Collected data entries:

######

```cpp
struct blomgpu_ctx {
  std::string expcnf = "channel";
  bool csdiag = false;
  int cnsvdi = 0;
  int cppm_compat = 1;
  int cppm_limiting = 2;
  int ale_method = 102, ale_upper_bndr_ord = 6, ale_lower_bndr_ord = 4, ale_tracer_limiting = 203, ale_velocity_limiting = 203;
  bool ale_tracer_pc_upper = true, ale_tracer_pc_lower = false, ale_velocity_pc_upper = true, ale_velocity_pc_lower = false;
  bool ale_density_pc_upper = false, ale_density_pc_lower = false;
  int ale_regrid_method = 2, ale_k_range_plevel = 1;
  double ale_regrid_nudge_ts = 86400., ale_stab_fac_limit = .75, ale_dpvar_fac = .75, ale_smooth_diff_max = 50000.;
  int ale_dktzu = 4, ale_dktzl = 2;
  double ale_dpmin_interior = .1 * ONEM;
  int ndiff_rec_per_face = 0;
  int ndiff_surface_align = 1;
  double rm0 = 1.2, rm5 = 0., niwgf = 0., niwbf = .35, niwlf = .5;
  std::string mlrttp = "constant";
  double trxday = 0., srxday = 0., trxdpt = 1., srxdpt = 1., trxlim = 1.5, srxlim = .5, sref = 34.65, area = 0., xmi = 0.;
  int lmi[5] = {11, 12, 1, 2, 3};
  bool aptflx = false, apsflx = false, ditflx = false, disflx = false, srxbal = false;
  int ntda = 0;
  double swamxd = 200., brine_mlbase_frac = 0.;
// ... 15 lines not shown
  int check_period = 8;
  bool timing = false;
  int use_graph = 0;
  int overlap = 1;
  int phys_dag = 7;
  int mom_early_at = 0;
  int lean_fluxes = 1;
  int tmsmt_fold = 1;
  int tmsmt_ahead = 1;
  int remap_fold = 0;
  int remap_nfirst = 4;
  int halo_overlap = 1;
  int barotp_fused = 1;
  int barotp_tile = 0;
  int barotp_persist = 1;
  int barotp_block = 1;
  int barotp_overlap = 0;
  int barotp_rimbuf = 1;
  int barotp_arctic_persist = 1;
  int barotp_arctic_fused = 1;
  int arctic_strips = 0;
  int pgf_uv_pair = 0;
  int pgf_uv_ring = 7;
  int pgf_reuse = 0;
  int pgf_copy_fused = 1;
  int scan_reassoc = 0;
  int mom_aw_split = 0;
  int mom_force_aw = 0;
  int momtum_order = 0;
  int momtum_lds_pad = 0;
  int momtum_bs = 0;
  int momtum_chunks_a = 0, momtum_chunks_b = 0;
  int convec_nsingle = 2;
  int cmn_nslope_nb = 4;
  int diapfl_du = 8;
  int diffus_shfl = 0;
  int kprof_sel = 1;

  DevView h;
  DevView *d = nullptr;
  bool dirty = true;
  int device = 0;
  hipStream_t stream = nullptr;
  bool stream_borrowed = false;
  hipStream_t xstream = nullptr, halo_stream = nullptr;
  hipEvent_t ev_fork = nullptr, ev_join = nullptr;
  hipStream_t side = nullptr;
  hipEvent_t ev_side[10] = {};
  DevView hv[4];
  DevView *dv[4] = {nullptr, nullptr, nullptr, nullptr};
  double *wk_mom = nullptr, *p_alt = nullptr, *pu_alt = nullptr, *pv_alt = nullptr;
  hipStream_t side3 = nullptr;
  hipEvent_t ev_side3[2] = {nullptr, nullptr};
  int mom_aw_key = -1, mom_aw_n[2] = {0, 0};
  int *mom_aw_dev = nullptr;
  int nlev_real[NF_REAL];
  int nlev_int[NF_INT];
  std::unordered_map<std::string, int> real_ids, int_ids;
  std::unordered_map<std::string, KTimer> timers;
  Tiling tiling;
  BtGlobal *bt_global = nullptr;
  std::string err;
  int *err_dev = nullptr;
  StepState seq;
  bool tmsmt1_ahead = false, tmsmt1_done_ahead = false;
  bool flux_diag = true, keep_flux_diag = false;
  long long flux_diag_skipped = 0;
  hipGraphExec_t step_graph[2] = {nullptr, nullptr};
  int steps_done = 0;
  int steps_warm = 0;
  long long graph_steps = 0;
  int graph_failures = 0;
  bool cppm_ready = false;
  void *ale = nullptr;
  double *ale_plevel = nullptr;
  bool bt_restart = true;
  unsigned bt_epoch = 0;
  unsigned *bt_flags = nullptr;
  int bt_flags_words = 0;
  int num_cus = 0;
  int bt_blocks_per_cu[BT_NSHAPES][2] = {{-1, -1}, {-1, -1}, {-1, -1}, {-1, -1}, {-1, -1}, {-1, -1}, {-1, -1}};
  long long *bt_prof = nullptr;
  long long *kprof = nullptr;
  int kprof_words = 0;
  double *arc_strip = nullptr;
  size_t arc_cap = 0;
  double *xcsum_dev = nullptr;
  double *xcsum_buf = nullptr;
  double budget[5][7][2] = {};
  int budget_step = 0;
  BudgetState *bud = nullptr;
  DiaState *dia = nullptr;
  std::vector<double> dia_edges;
  std::vector<double> dia_sigdia;
  bool cesm_declared = false;
  int nflxdi[48] = {};
  long long cesm_launches = 0;
  double *cesm_sums = nullptr, *cesm_rows = nullptr;
  bool ben02_declared = false;
// ... 21 lines not shown
static inline bool flux_diag_on(const blomgpu_ctx *c) { return !c->seq.in_sequence || c->flux_diag; }

int  ctx_fail(blomgpu_ctx *c, const std::string &msg);
int  ctx_pack_masks(blomgpu_ctx *c);
void ctx_sync_view(blomgpu_ctx *c);
void ctx_drop_graphs(blomgpu_ctx *c);
#define HIPCHK(c, call)                                                                   \
  do {                                                                                    \
    hipError_t e_ = (call);                                                               \
    if (e_ != hipSuccess)                                                                 \
      return ctx_fail((c), std::string(#call) + ": " + hipGetErrorString(e_));            \
  } while (0)

struct TimeScope {
  blomgpu_ctx *c;
  hipEvent_t a = nullptr, b = nullptr;
  const char *what;
  hipStream_t st = nullptr;
  TimeScope(blomgpu_ctx *c_, const char *w, hipStream_t s = nullptr);
  ~TimeScope();
};

int st_init_fluxes(blomgpu_ctx *, int m, int n, int mm, int nn, int k1m, int k1n);
int st_tmsmt1(blomgpu_ctx *, int nn);
int st_tmsmt2(blomgpu_ctx *, int m, int mm, int nn, int k1m);
int st_initms(blomgpu_ctx *, int mm);
int st_advect(blomgpu_ctx *, int m, int n, int mm, int nn, int k1m, int k1n);
int st_pbcor1(blomgpu_ctx *, int m, int n, int mm, int nn, int k1m, int k1n);
int st_pbcor2(blomgpu_ctx *, int m, int n, int mm, int nn, int k1m, int k1n);
int st_diffus(blomgpu_ctx *, int m, int n, int mm, int nn, int k1m, int k1n);
int st_pgforc(blomgpu_ctx *, int m, int n, int mm, int nn, int k1m, int k1n);
int st_momtum(blomgpu_ctx *, int m, int n, int mm, int nn, int k1m, int k1n);
int st_momtum_fused_layers(blomgpu_ctx *, int m, int n, int mm, int nn, int part);
int st_momtum_early(blomgpu_ctx *, int m, int n, int mm, int nn);
int st_convec_column_ahead(blomgpu_ctx *, int n, int nn);
int st_diapfl(blomgpu_ctx *, int n, int nn, int k1n);
int st_convec(blomgpu_ctx *, int m, int n, int mm, int nn, int k1m, int k1n);
int st_updtrc(blomgpu_ctx *, int m, int n, int mm, int nn, int k1m, int k1n);
int st_xcsum(blomgpu_ctx *, const double *a, int itype, double *sum);
int st_xcsum_dev(blomgpu_ctx *, const double *a, int itype, int slot, double **sums_dev);
int st_thermf(blomgpu_ctx *, int m, int n, int mm, int nn, int k1m, int k1n);
int cesm_inifrc(blomgpu_ctx *);
int cesm_field(blomgpu_ctx *, int fid);
void cesm_free(blomgpu_ctx *);
static inline bool cesm_on(const blomgpu_ctx *c) { return c->cesm_declared && c->expcnf == "cesm"; }
int frc_alloc(blomgpu_ctx *, double **p, int nlev);
int frc_sum_buffers(blomgpu_ctx *);
int st_getfrc_cesm(blomgpu_ctx *);
int st_sfcstr_cesm(blomgpu_ctx *);
int st_thermf_cesm(blomgpu_ctx *, int m, int n, int mm, int nn, int k1m, int k1n);
static inline bool ben02_expcnf(const std::string &e) { return e == "ben02clim" || e == "ben02syn" || e == "single_column"; }
static inline bool ben02_on(const blomgpu_ctx *c) { return c->ben02_declared && ben02_expcnf(c->expcnf); }
static inline bool frc_declared(const blomgpu_ctx *c) { return c->cesm_declared || c->ben02_declared; }
int ben02_inifrc(blomgpu_ctx *);
int ben02_reset_tda(blomgpu_ctx *);
void ben02_free(blomgpu_ctx *);
int st_sfcstr_ben02(blomgpu_ctx *);
int st_thermf_ben02(blomgpu_ctx *, int m, int n, int mm, int nn, int k1m, int k1n);
enum { SWA_NONE = 0, SWA_TOP_LAYER, SWA_JERLOV, SWA_MA94, SWA_OHL03, SWA_SPATIAL };
static inline bool swa_chlorophyll(const blomgpu_ctx *c) { return c->swamth == SWA_MA94 || c->swamth == SWA_OHL03; }
int stepend_iniswa(blomgpu_ctx *);
int stepend_set_sprfac(blomgpu_ctx *);
int stepend_step_time(blomgpu_ctx *, int ns1);
int stepend_step_check(blomgpu_ctx *);
int stepend_check_errors(blomgpu_ctx *);
void stepend_free(blomgpu_ctx *);
// ... 190 lines not shown
```

### blom_amd/csrc/stage_convec.hip

```cpp
#include "blomgpu_internal.h"
#include "eos.h"
#include "diapfl_common.h"

#define MAXTR 64

__global__ __launch_bounds__(64) void k_convec_column(const DevView *__restrict__ Vp, int n, int nn, int *errflag) {
  const DevView &V = *Vp;
  THREAD_IJ_XCD(V);
  if (j < 1 || j > V.jj || i < 1 || i > V.ii || !V.m[I_ip][c]) return;
  const int kk = V.kk, ntr = V.ntr;
  const size_t np = V.nplane;
  gd_t ttem = V.f[F_temp] + c + (size_t)nn * np - np, ssal = V.f[F_saln] + c + (size_t)nn * np - np;
  gd_t delp = V.f[F_dp] + c + (size_t)nn * np - np, dens = V.f[F_sigma] + c + (size_t)nn * np - np;
  gcd_t densr = V.f[F_sigmar] + c - np;
  gd_t trc = V.f[F_trc] + c + (size_t)nn * np - np;
  const size_t ntl = (size_t)2 * kk * np;
#define TT(k) ttem[(size_t)(k) * np]
#define SS(k) ssal[(size_t)(k) * np]
#define DP(k) delp[(size_t)(k) * np]
#define DN(k) dens[(size_t)(k) * np]
#define DR(k) densr[(size_t)(k) * np]
#define TR(nt, k) trc[(size_t)(nt) * ntl + (size_t)(k) * np]
  double tdps, sdps, dps, ttmp, stmp, dtmp, q = 0.;

// ... 367 lines not shown
  switch (c->convec_nsingle) {
    case -1: hipLaunchKernelGGL(k_convec_velocity_flat, plane_grid(c->h, 2, 64), dim3(64), 0, c->stream, c->d, nn); break;
    case 0: hipLaunchKernelGGL(k_convec_velocity<0>, plane_grid(c->h, 2, 64), dim3(64), 0, c->stream, c->d, nn); break;
    case 1: hipLaunchKernelGGL(k_convec_velocity<1>, plane_grid(c->h, 2, 64), dim3(64), 0, c->stream, c->d, nn); break;
    case 2: hipLaunchKernelGGL(k_convec_velocity<2>, plane_grid(c->h, 2, 64), dim3(64), 0, c->stream, c->d, nn); break;
    case 3: hipLaunchKernelGGL(k_convec_velocity<3>, plane_grid(c->h, 2, 64), dim3(64), 0, c->stream, c->d, nn); break;
    default: hipLaunchKernelGGL(k_convec_velocity<1000>, plane_grid(c->h, 2, 64), dim3(64), 0, c->stream, c->d, nn); break;
  }
  HIPCHK(c, hipGetLastError());
  return 0;
}

int st_convec_column_ahead(blomgpu_ctx *c, int n, int nn) {
  const DevView &h = c->h;
  c->seq.convec_col_ahead = false;
  if (h.ntr > MAXTR || h.P.vcoord_tag != 1) return 0;
  if (int rc = ctx_err_words(c)) return rc;
  if (int rc = ctx_side_fork(c, 2)) return rc;
  hipLaunchKernelGGL(k_convec_column, plane_grid(h, 1, 64), dim3(64), 0, c->side, c->d, n, nn, c->err_dev + 3);
  HIPCHK(c, hipGetLastError());
  if (int rc = ctx_side_done(c, 3)) return rc;
  c->seq.convec_col_ahead = true;
  return 0;
}

int st_convec(blomgpu_ctx *c, int m, int n, int mm, int nn, int k1m, int k1n) {
  (void)m; (void)mm; (void)k1m; (void)k1n;
  const DevView &h = c->h;
  if (h.ntr > MAXTR) return ctx_fail(c, "convec: too many tracers for the device kernels");
  if (h.P.vcoord_tag != 1) return ctx_fail(c, "convec is only called for isopyc_bulkml (phy/mod_blom_step.F90:172-176)");
  if (int rc = ctx_err_words(c)) return rc;
  {
    TimeScope ts(c, "convec");
    if (c->seq.convec_col_ahead) {
      c->seq.convec_col_ahead = false;
      if (int rc = ctx_side_join(c, 3)) return rc;
    } else
      hipLaunchKernelGGL(k_convec_column, plane_grid(h, 1, 64), dim3(64), 0, c->stream, c->d, n, nn, c->err_dev + 3);
    if (int rc = st_xctilr(c, h.f[F_p], 1, h.kk + 1, 1, 1, 1)) return rc;
    if (int rc = st_convec_velocity(c, nn)) return rc;
    hipLaunchKernelGGL(k_convec_dpudpv, plane_grid(h, h.kk), dim3(256), 0, c->stream, c->d, nn);
  }
  HIPCHK(c, hipGetLastError());
  return 0;
}
```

######

What you are asked to do ::
Go through the data above and return each line containing the string "shown".

Solution to the exercise ::
// ... 15 lines not shown
// ... 21 lines not shown
// ... 190 lines not shown
// ... 367 lines not shown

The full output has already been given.